Sometimes additional information are available to adjust the direct estimates from the surveys. For example, in countries with high prevalence of HIV, estimates of U5MR can be biased, particularly before ART treatment became widely available. Pre-treatment HIV positive women had a high risk of dying, and such women who had given birth were therefore less likely to appear in surveys. The children of HIV positive women are also more likely to have a higher probability of dying compared to those born to HIV negative women. Thus we expect that the U5MR is underestimated if we do not adjust for the missing women.

Suppose we can obtain the ratio of the reported U5MR to the true U5MR, \(r_{it}\), at region \(i\) and time period \(t\), we can apply the adjustment factor to the direct estimates and the associated variances. The HIV adjustment factors were calculated for the 2014 Kenya DHS survey and included in the package.

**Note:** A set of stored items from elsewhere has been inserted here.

Layout make_layout(const uwu_dit_desc& d) {
  Layout L{};
  L.es = d.dtype == UWU_BF16 ? 2 : 4;
  L.M = (int64_t)d.B * d.T;
  L.D = d.D;
  L.D3 = 3 * (int64_t)d.D;
  L.D4 = (int64_t)d.mlp_ratio * d.D;
  L.Kp = (int64_t)d.in_ch * d.patch * d.patch;
  L.Ko = (int64_t)d.out_ch * d.patch * d.patch;
  size_t p = 0;
  auto take = [&](size_t bytes) { size_t o = p; p = al(p + bytes); return o; };
  const size_t f4 = 4;
  L.feat = take((size_t)d.B * d.freq_dim * f4);
  L.t_pre = take((size_t)d.B * d.D * f4);
  L.t_h = take((size_t)d.B * d.D * f4);
  L.temb = take((size_t)d.B * d.D * f4);
  L.yemb = take((size_t)d.B * d.D * f4);
  L.c = take((size_t)d.B * d.D * f4);
  L.sc = take((size_t)d.B * d.D * f4);
  L.mod = take((size_t)d.B * d.mod_total * f4);
  L.sc16 = take((size_t)d.B * d.D * 2);
  L.dmod16 = take((size_t)d.B * d.mod_total * 2);
  L.tok = take(L.M * L.Kp * L.es);
  L.xe = take(L.M * L.D * L.es);
// ... 58 lines not shown
                           uwu_gemm_fp8_scratch_bytes((int)L.D3, d.D, (int)L.M), uwu_gemm_fp8_scratch_bytes(d.D, d.D, (int)L.M)})
      if (t > L.wsc_bytes) L.wsc_bytes = t;
  }
  L.wsc_bytes = (L.wsc_bytes + 255) & ~(size_t)255;
  L.wsc = take(L.wsc_bytes * (L.M <= 16384 ? 4 : 1));
  if (d.fp8) {
    L.x8 = take(L.M * L.D4);
    L.x8t = 0;
    L.dy8 = take(L.M * L.D4);
    L.dy8t = take(L.M * L.D4);
    L.w8_layer = al((size_t)24 * d.D * d.D);
    L.w8 = take((size_t)d.L * L.w8_layer);
  }
  L.total = p;
  return L;
}

int check_desc(const uwu_dit_desc* d) {
  if (!d) { uwu_set_error("dit: null descriptor"); return UWU_EINVAL; }
  if (d->B <= 0 || d->T <= 0 || d->D <= 0 || d->H <= 0 || d->L <= 0 || d->D % d->H || d->D % 8 ||
      d->img % d->patch || (d->img / d->patch) * (d->img / d->patch) != d->T || d->mlp_ratio <= 0 ||
      d->freq_dim <= 0 || d->freq_dim % 8) {
    uwu_set_error("dit: inconsistent shape B=%d T=%d D=%d H=%d L=%d img=%d patch=%d", d->B, d->T, d->D, d->H, d->L,
                  d->img, d->patch);
    return UWU_EINVAL;
  }
  if (d->dtype != UWU_F32 && d->dtype != UWU_BF16) { uwu_set_error("dit: bad dtype"); return UWU_EINVAL; }
  if (d->mod_total != d->L * 6 * d->D + 2 * d->D) { uwu_set_error("dit: mod_total mismatch"); return UWU_EINVAL; }
  if ((d->in_ch * d->patch * d->patch) % 8 || (d->out_ch * d->patch * d->patch) % 8 || (d->cond_dim % 8)) {
    uwu_set_error("dit: C*p*p and cond_dim must be multiples of 8");
    return UWU_EINVAL;
  }
  if (!d->w || !d->w32 || !d->pos || !d->ws) { uwu_set_error("dit: null buffer"); return UWU_EINVAL; }
  if (d->rope && (d->dtype != UWU_BF16 || d->D / d->H != 64 || d->T % 64 || d->T > 256 || !d->pos_xy)) {
    uwu_set_error("dit: the fused axial-RoPE attention needs bf16, head dim 64, T a multiple of 64 up to 256 and pos_xy");
    return UWU_EINVAL;
  }
  if (d->fp8) {
    if (d->fp8 < 0 || d->fp8 > 2 || d->dtype != UWU_BF16 || d->D % 128 || d->mlp_ratio != 4 || ((int64_t)d->B * d->T) % 128 ||
        !d->f8_scale || !d->f8_amax || !d->f8_fmt) {
      uwu_set_error("dit: fp8 mode needs bf16 activations, D %% 128 == 0, B*T %% 128 == 0, mlp_ratio 4 and the scale / amax / fmt arrays");
      return UWU_EINVAL;
    }
  }
  return UWU_OK;
}

#define RUN(expr)              \
  do {                         \
    int rc_ = (expr);          \
    if (rc_ != UWU_OK) return rc_; \
  } while (0)

int lin_fwd(const void* X, const void* W, const float* bias, void* Y, void* Y2, int M, int N, int K, int dt, int cdt,
            int epi, void* st) {
  return uwu_gemm(X, W, Y, Y2, bias, nullptr, M, N, K, K, K, N, 0, 0, 0, dt, cdt, epi, 1, st);
}
int lin_fwd32(const float* X, const float* W, const float* bias, float* Y, float* Y2, int M, int N, int K, int epi, void* st) {
  if (M <= 16 && N <= 4096 && uwu_skinny_linear_ok(M, N, K)) return uwu_skinny_linear_fwd(X, W, bias, Y, Y2, M, N, K, epi, st);
  return lin_fwd(X, W, bias, Y, Y2, M, N, K, UWU_F32, UWU_F32, epi, st);
}
int lin_dgrad(const void* dY, const void* W, void* dX, const void* aux, int M, int N, int K, int dt, void* st,
              float* colsum = nullptr) {
  return uwu_gemm(dY, W, dX, colsum, nullptr, aux, M, K, N, N, K, K, K, 0, 1, dt, dt,
                  aux ? UWU_EPI_DGELU : UWU_EPI_NONE, 1, st);
}
static bool mod_bf16(const uwu_dit_desc& d) {
  return d.dtype == UWU_BF16 && d.B >= 64 && d.mod_total % 8 == 0;
}
int lin_dgrad_splitk(const void* dY, const void* W, float* dX, int M, int N, int K, void* st) {
  if (hipMemsetAsync(dX, 0, (size_t)M * K * sizeof(float), (hipStream_t)st) != hipSuccess) {
    uwu_set_error("dgrad_splitk: memset failed");
    return UWU_ELAUNCH;
  }
  const int tiles = ((M + 127) / 128) * ((K + 127) / 128);
  const int ktiles = (N + 31) / 32;
  int split = (512 + tiles - 1) / tiles;
  if (split > ktiles) split = ktiles;
  return uwu_gemm(dY, W, dX, nullptr, nullptr, nullptr, M, K, N, N, K, K, 0, 0, 1, UWU_F32, UWU_F32, UWU_EPI_ACCUM, split,
                  st);
}
int lin_wgrad(const void* dY, const void* X, float* dW, int M, int N, int K, int dt, void* st, void* scratch = nullptr,
              size_t scratch_bytes = 0, float* db = nullptr) {
  if (dt == UWU_BF16 && scratch && uwu_gemm_wgrad_scratch_bytes(N, K, M) <= scratch_bytes)
    return uwu_gemm_wgrad(dY, X, dW, db, N, K, M, N, K, K, dt, WGRAD_BLOCKS, scratch, scratch_bytes, st);
  if (db) {
    const int rc = uwu_colsum(dY, dt, M, N, N, db, 1, st);
    if (rc != UWU_OK) return rc;
  }
  const int tiles = ((N + 127) / 128) * ((K + 127) / 128);
  const int bk = dt == UWU_BF16 ? 64 : 32;
  const int ktiles = (M + bk - 1) / bk;
  const int target = tiles >= 16 ? 768 : 256;
  int split = (target + tiles - 1) / tiles;
  if (split > ktiles) split = ktiles;
  if (split < 1) split = 1;
  return uwu_gemm(dY, X, dW, nullptr, nullptr, nullptr, N, K, M, N, K, K, 0, 1, 1, dt, UWU_F32, UWU_EPI_ACCUM, split, st);
}

bool wgrad_pair_ok(int M, int Na, int Ka, int Nb, int Kb, size_t scratch_bytes) {
  const size_t need = uwu_gemm_wgrad_pair_scratch_bytes(Na, Ka, Nb, Kb, M);
  return need && need <= scratch_bytes;
}
int lin_wgrad_pair(const void* dYa, const void* Xa, float* dWa, float* dba, int Na, int Ka, const void* dYb, const void* Xb,
                   float* dWb, float* dbb, int Nb, int Kb, int M, void* st, void* scratch, size_t scratch_bytes) {
  return uwu_gemm_wgrad_pair(dYa, Xa, dWa, dba, Na, Ka, Na, Ka, Ka, dYb, Xb, dWb, dbb, Nb, Kb, Nb, Kb, Kb, M, UWU_BF16,
// ... 115 lines not shown
  if (f.on && hipStreamWaitEvent(f.main, f.ev[4 + slot], 0) != hipSuccess) {
    uwu_set_error("dit_backward: stream join failed");
    return UWU_ELAUNCH;
  }
  return UWU_OK;
}

struct Ptrs {
  char* ws;
  const Layout& L;
  template <typename T = void>
  T* at(size_t off) const { return reinterpret_cast<T*>(ws + off); }
  template <typename T = void>
  T* lay(int l, size_t sub) const {
    if (L.ckpt && sub >= L.keep) return reinterpret_cast<T*>(ws + L.scratch0 + sub);
    return reinterpret_cast<T*>(ws + L.layer0 + (size_t)l * L.layer_stride + sub);
  }
};

struct LayerW {
  const void *qkv_w, *o_w, *fc1_w, *fc2_w;
  const float *qkv_b, *o_b, *fc1_b, *fc2_b;
  int64_t off_qkv_w, off_qkv_b, off_o_w, off_o_b, off_fc1_w, off_fc1_b, off_fc2_w, off_fc2_b;
};

inline int64_t pad64(int64_t n) { return (n + 63) & ~(int64_t)63; }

The direct estimates calculated using `getDirect`

contains
both national estimates and subnational estimates for the \(8\) regions, over the \(6\) time periods and the projection period
2015-2019. We first fit a model with temporal random effects only to
smooth the national estimates over time. In this part, we use the subset
of data region variable being “All”. We can fit a Random Walk 2 only
model defined on the 5-year period.

```
fit1 <- smoothDirect(data = direct, Amat = NULL, year_label = years, year_range = c(1985,
2019), time.model = "rw2", m = 1)
```

We can also estimate the Random Walk 2 random effects on the yearly scale.

```
fit2 <- smoothDirect(data = direct, Amat = NULL, year_label = years, year_range = c(1985,
2019), time.model = "rw2", m = 5)
```

The marginal posteriors are already stored in the fitted object. We use the following function to extract and re-arrange them.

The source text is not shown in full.